Start of Material for this task

def load_library(path=None):
    global _lib
    if _lib is not None and path is None:
        return _lib
    p = path or LIB_PATH
    if not os.path.exists(p):
        raise MvicpError(f"{p} not found: build it with `make -C mv-lm-icp_amd` (or __graft_entry__.build())")
    lib = C.CDLL(p, mode=C.RTLD_GLOBAL)
    vp, ip, dp, fp, u8p = C.c_void_p, C.POINTER(C.c_int), C.POINTER(C.c_double), C.POINTER(C.c_float), C.POINTER(C.c_ubyte)
    lib.mvicp_last_error.restype = C.c_char_p
    lib.mvicp_version.restype = C.c_char_p
    lib.mvicp_create.argtypes = [C.c_int, C.POINTER(vp)]
    lib.mvicp_destroy.argtypes = [vp]
    lib.mvicp_set_num_frames.argtypes = [vp, C.c_int]
    lib.mvicp_set_frame.argtypes = [vp, C.c_int, dp, dp, C.c_int]
    lib.mvicp_recompute_normals.argtypes = [vp, C.c_int, C.c_int, dp, ip]
    lib.mvicp_set_graph.argtypes = [vp, C.c_int, ip, ip]
    lib.mvicp_set_shard.argtypes = [vp, C.c_int, C.c_int]
    lib.mvicp_edge_owner.argtypes = [C.c_int, ip, C.c_int, ip]
    lib.mvicp_comm_unique_id.argtypes = [C.c_char_p, vp]
    lib.mvicp_comm_init.argtypes = [vp, C.c_char_p, vp, C.c_int, C.c_int]
    lib.mvicp_comm_set_callback.argtypes = [vp, ALLREDUCE_FN, vp]
    lib.mvicp_comm_nranks.argtypes = [vp]
    lib.mvicp_correspond.argtypes = [vp, dp, u8p, C.c_float, C.c_int, ip, fp]
    lib.mvicp_get_correspondences.argtypes = [vp, C.c_int, C.c_int, ip, ip, dp]
    lib.mvicp_map_correspondences.argtypes = [vp, C.POINTER(vp), C.POINTER(C.POINTER(C.c_longlong))]
    lib.mvicp_map_correspondences_async.argtypes = [vp, C.POINTER(vp), C.POINTER(C.POINTER(C.c_longlong))]
    lib.mvicp_wait_correspondences.argtypes = [vp, C.c_int]
    lib.mvicp_correspondence_epochs.argtypes = [vp, C.POINTER(C.POINTER(C.c_ulonglong))]
    lib.mvicp_set_correspondences.argtypes = [vp, C.c_int, C.c_int, ip, ip, C.c_float]
    lib.mvicp_nn_query.argtypes = [vp, C.c_int, dp, C.c_int, C.c_int, ip, dp]
    lib.mvicp_linearize.argtypes = [vp, dp, C.c_int, C.c_int, dp]
    lib.mvicp_linearize_pair.argtypes = [vp, dp, dp, C.c_int, C.c_int, dp, dp]
    lib.mvicp_optimize.argtypes = [vp, dp, u8p, C.c_int, C.c_int, C.c_int, C.c_int, C.POINTER(Summary)]
    lib.mvicp_linearize_metric.argtypes = [vp, dp, C.c_int, C.c_int, dp]
    lib.mvicp_optimize_metric.argtypes = [vp, dp, u8p, C.c_int, C.c_int, C.c_int, C.c_int, C.POINTER(Summary)]
    lib.mvicp_linearize_gicp.argtypes = [vp, dp, C.c_double, C.c_int, dp]
    lib.mvicp_optimize_gicp.argtypes = [vp, dp, u8p, C.c_int, C.c_double, C.c_int, C.c_int, C.POINTER(Summary)]
    lib.mvicp_lm_solve.argtypes = [C.c_int, C.c_int, ip, ip, dp, u8p, C.c_int, C.c_int, EVAL_FN, vp, C.POINTER(Summary)]
    lib.mvicp_set_option.argtypes = [vp, C.c_char_p, C.c_double]
    lib.mvicp_nn_census.argtypes = [vp, dp]
    lib.mvicp_nn_census_ex.argtypes = [vp, dp, C.c_int]
    lib.mvicp_last_nn_launch.argtypes = [vp]
    lib.mvicp_last_nn_launch.restype = C.c_char_p
    lib.mvicp_reset_history.argtypes = [vp]
    lib.mvicp_profile_enable.argtypes = [vp, C.c_int]
    lib.mvicp_profile_reset.argtypes = [vp]
    lib.mvicp_profile_get.argtypes = [vp, C.c_char_p, dp, C.POINTER(C.c_longlong), dp]
    lib.mvicp_profile_get_ex.argtypes = [vp, C.c_char_p, dp, C.c_int]
    lib.mvicp_stream.argtypes = [vp]
    lib.mvicp_stream.restype = vp
    lib.mvicp_sync.argtypes = [vp]
    lib.mvicp_closedform_point_to_point.argtypes = [dp, dp, C.c_int, dp]
    lib.mvicp_closedform_point_to_plane.argtypes = [dp, dp, dp, C.c_int, dp]
    lib.mvicp_set_frame_device.argtypes = [vp, C.c_int, vp, vp, C.c_int]
    lib.mvicp_get_structure.argtypes = [vp, C.c_int, C.c_char_p, vp, C.c_longlong]
    lib.mvicp_get_structure.restype = C.c_longlong
    llp = C.POINTER(C.c_longlong)
    lib.mvicp_overlap.argtypes = [vp, dp, C.c_float, C.c_int, ip, ip, llp, ip]
    lib.mvicp_graph_from_overlap.argtypes = [C.c_int, ip, ip, llp, C.c_int, C.c_double, C.c_int, C.c_int, ip, ip, ip]
    lib.mvicp_voxel_grid.argtypes = [vp, C.c_int, ip, dp, C.c_double, ip]
    lib.mvicp_voxel_grid.restype = C.c_longlong
    lib.mvicp_voxel_fetch.argtypes = [vp, C.c_longlong, vp, vp, vp]
    lib.mvicp_outlier_filter.argtypes = [vp, C.c_int, C.c_int, C.c_double, C.c_double, C.POINTER(OutlierStats)]
    lib.mvicp_outlier_filter.restype = C.c_longlong
    lib.mvicp_outlier_fetch.argtypes = [vp, C.c_longlong, vp, vp, vp, C.c_longlong, vp, vp]
    lib.mvicp_outlier_threshold.argtypes = [C.c_longlong, C.c_ulonglong, C.c_ulonglong, C.c_ulonglong, C.c_double, dp]
    lib.mvicp_cache_allowance.argtypes = [dp, dp, dp, dp, C.c_double, dp]
    lib.mvicp_knn_search.argtypes = [vp, C.c_int, vp, C.c_longlong, C.c_int, C.c_double]
    lib.mvicp_knn_search.restype = C.c_longlong
    lib.mvicp_knn_fetch.argtypes = [vp, C.c_longlong, C.c_longlong, vp, vp, vp, vp]
    lib.mvicp_fpfh.argtypes = [vp, C.c_int, C.c_double, C.c_int]
    lib.mvicp_fpfh.restype = C.c_longlong
    lib.mvicp_fpfh_fetch.argtypes = [vp, C.c_longlong, vp, vp]
    lib.mvicp_iss_keypoints.argtypes = [vp, C.c_int, C.c_double, C.c_double, C.c_double, C.c_double, C.c_int]
    lib.mvicp_iss_keypoints.restype = C.c_longlong
    lib.mvicp_iss_fetch.argtypes = [vp, C.c_longlong, vp, vp, vp, C.c_longlong, vp, vp, vp]
    lib.mvicp_estimate_normals.argtypes = [vp, C.c_int, C.c_int, C.c_double, dp]
    lib.mvicp_estimate_normals.restype = C.c_longlong
    lib.mvicp_normals_fetch.argtypes = [vp, C.c_longlong, vp, vp, vp]
    lib.mvicp_normals_adopt.argtypes = [vp]
    lib.mvicp_fit_normals.argtypes = [vp, C.c_int, C.c_int, C.c_double, dp, C.c_int]
    lib.mvicp_fit_normals.restype = C.c_longlong
    lib.mvicp_normals_fit_fetch.argtypes = [vp, C.c_longlong, vp]
    lib.mvicp_orient_normals.argtypes = [vp, C.c_int, C.c_int, C.c_int, C.c_double, C.c_int, dp]
    lib.mvicp_orient_normals.restype = C.c_longlong
    lib.mvicp_orient_fetch.argtypes = [vp, C.c_longlong, vp, vp, vp]
    lib.mvicp_orient_adopt.argtypes = [vp]
    lib.mvicp_normal_agreement.argtypes = [vp, dp, ip, ip]
    lib.mvicp_signs_from_agreement.argtypes = [C.c_int, C.c_int, ip, ip, ip, ip, C.c_int, C.POINTER(C.c_ubyte), ip]
    lib.mvicp_negate_normals.argtypes = [vp, C.c_int]
    lib.mvicp_feature_match.argtypes = [vp, vp, C.c_longlong, vp, C.c_longlong, C.c_int]
    lib.mvicp_feature_match.restype = C.c_longlong
    lib.mvicp_feature_match_fetch.argtypes = [vp, C.c_longlong, C.c_longlong, vp, vp, vp, vp]
    lib.mvicp_match_pairs.argtypes = [C.c_longlong, C.c_longlong, vp, vp, vp, C.c_int, C.c_double, vp]
    lib.mvicp_match_pairs.restype = C.c_longlong
    lib.mvicp_consensus.argtypes = [vp, vp, vp, C.c_longlong, C.c_longlong, C.c_ulonglong, C.c_double, C.c_double, C.POINTER(ConsensusResult)]
    lib.mvicp_consensus_fetch.argtypes = [vp, C.c_longlong, vp, C.c_longlong, vp]
    lib.mvicp_coarse_pairs.argtypes = [vp, vp, vp, llp, C.c_int, C.c_int, C.c_int, ip, ip, C.POINTER(C.c_ulonglong), C.c_int, C.c_double,
                                       C.c_longlong, C.c_double, C.c_double, C.POINTER(CoarseEdge)]
    lib.mvicp_coarse_pairs.restype = C.c_longlong
    lib.mvicp_coarse_pairs_fetch.argtypes = [vp, C.c_int, C.c_longlong, vp, vp]
    lib.mvicp_poses_from_pairs.argtypes = [C.c_int, C.c_int, ip, ip, ip, dp, C.c_int, C.c_int, dp, dp, ip, ip, ip]
    if path is None:
        _lib = lib
    return lib


def _dp(a):
    return a.ctypes.data_as(C.POINTER(C.c_double))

End of Material for this task

What you should do — Please copy out each line in the entries that mentions the string "path".

Reply —
def load_library(path=None):
    if _lib is not None and path is None:
    p = path or LIB_PATH
    if not os.path.exists(p):
    if path is None:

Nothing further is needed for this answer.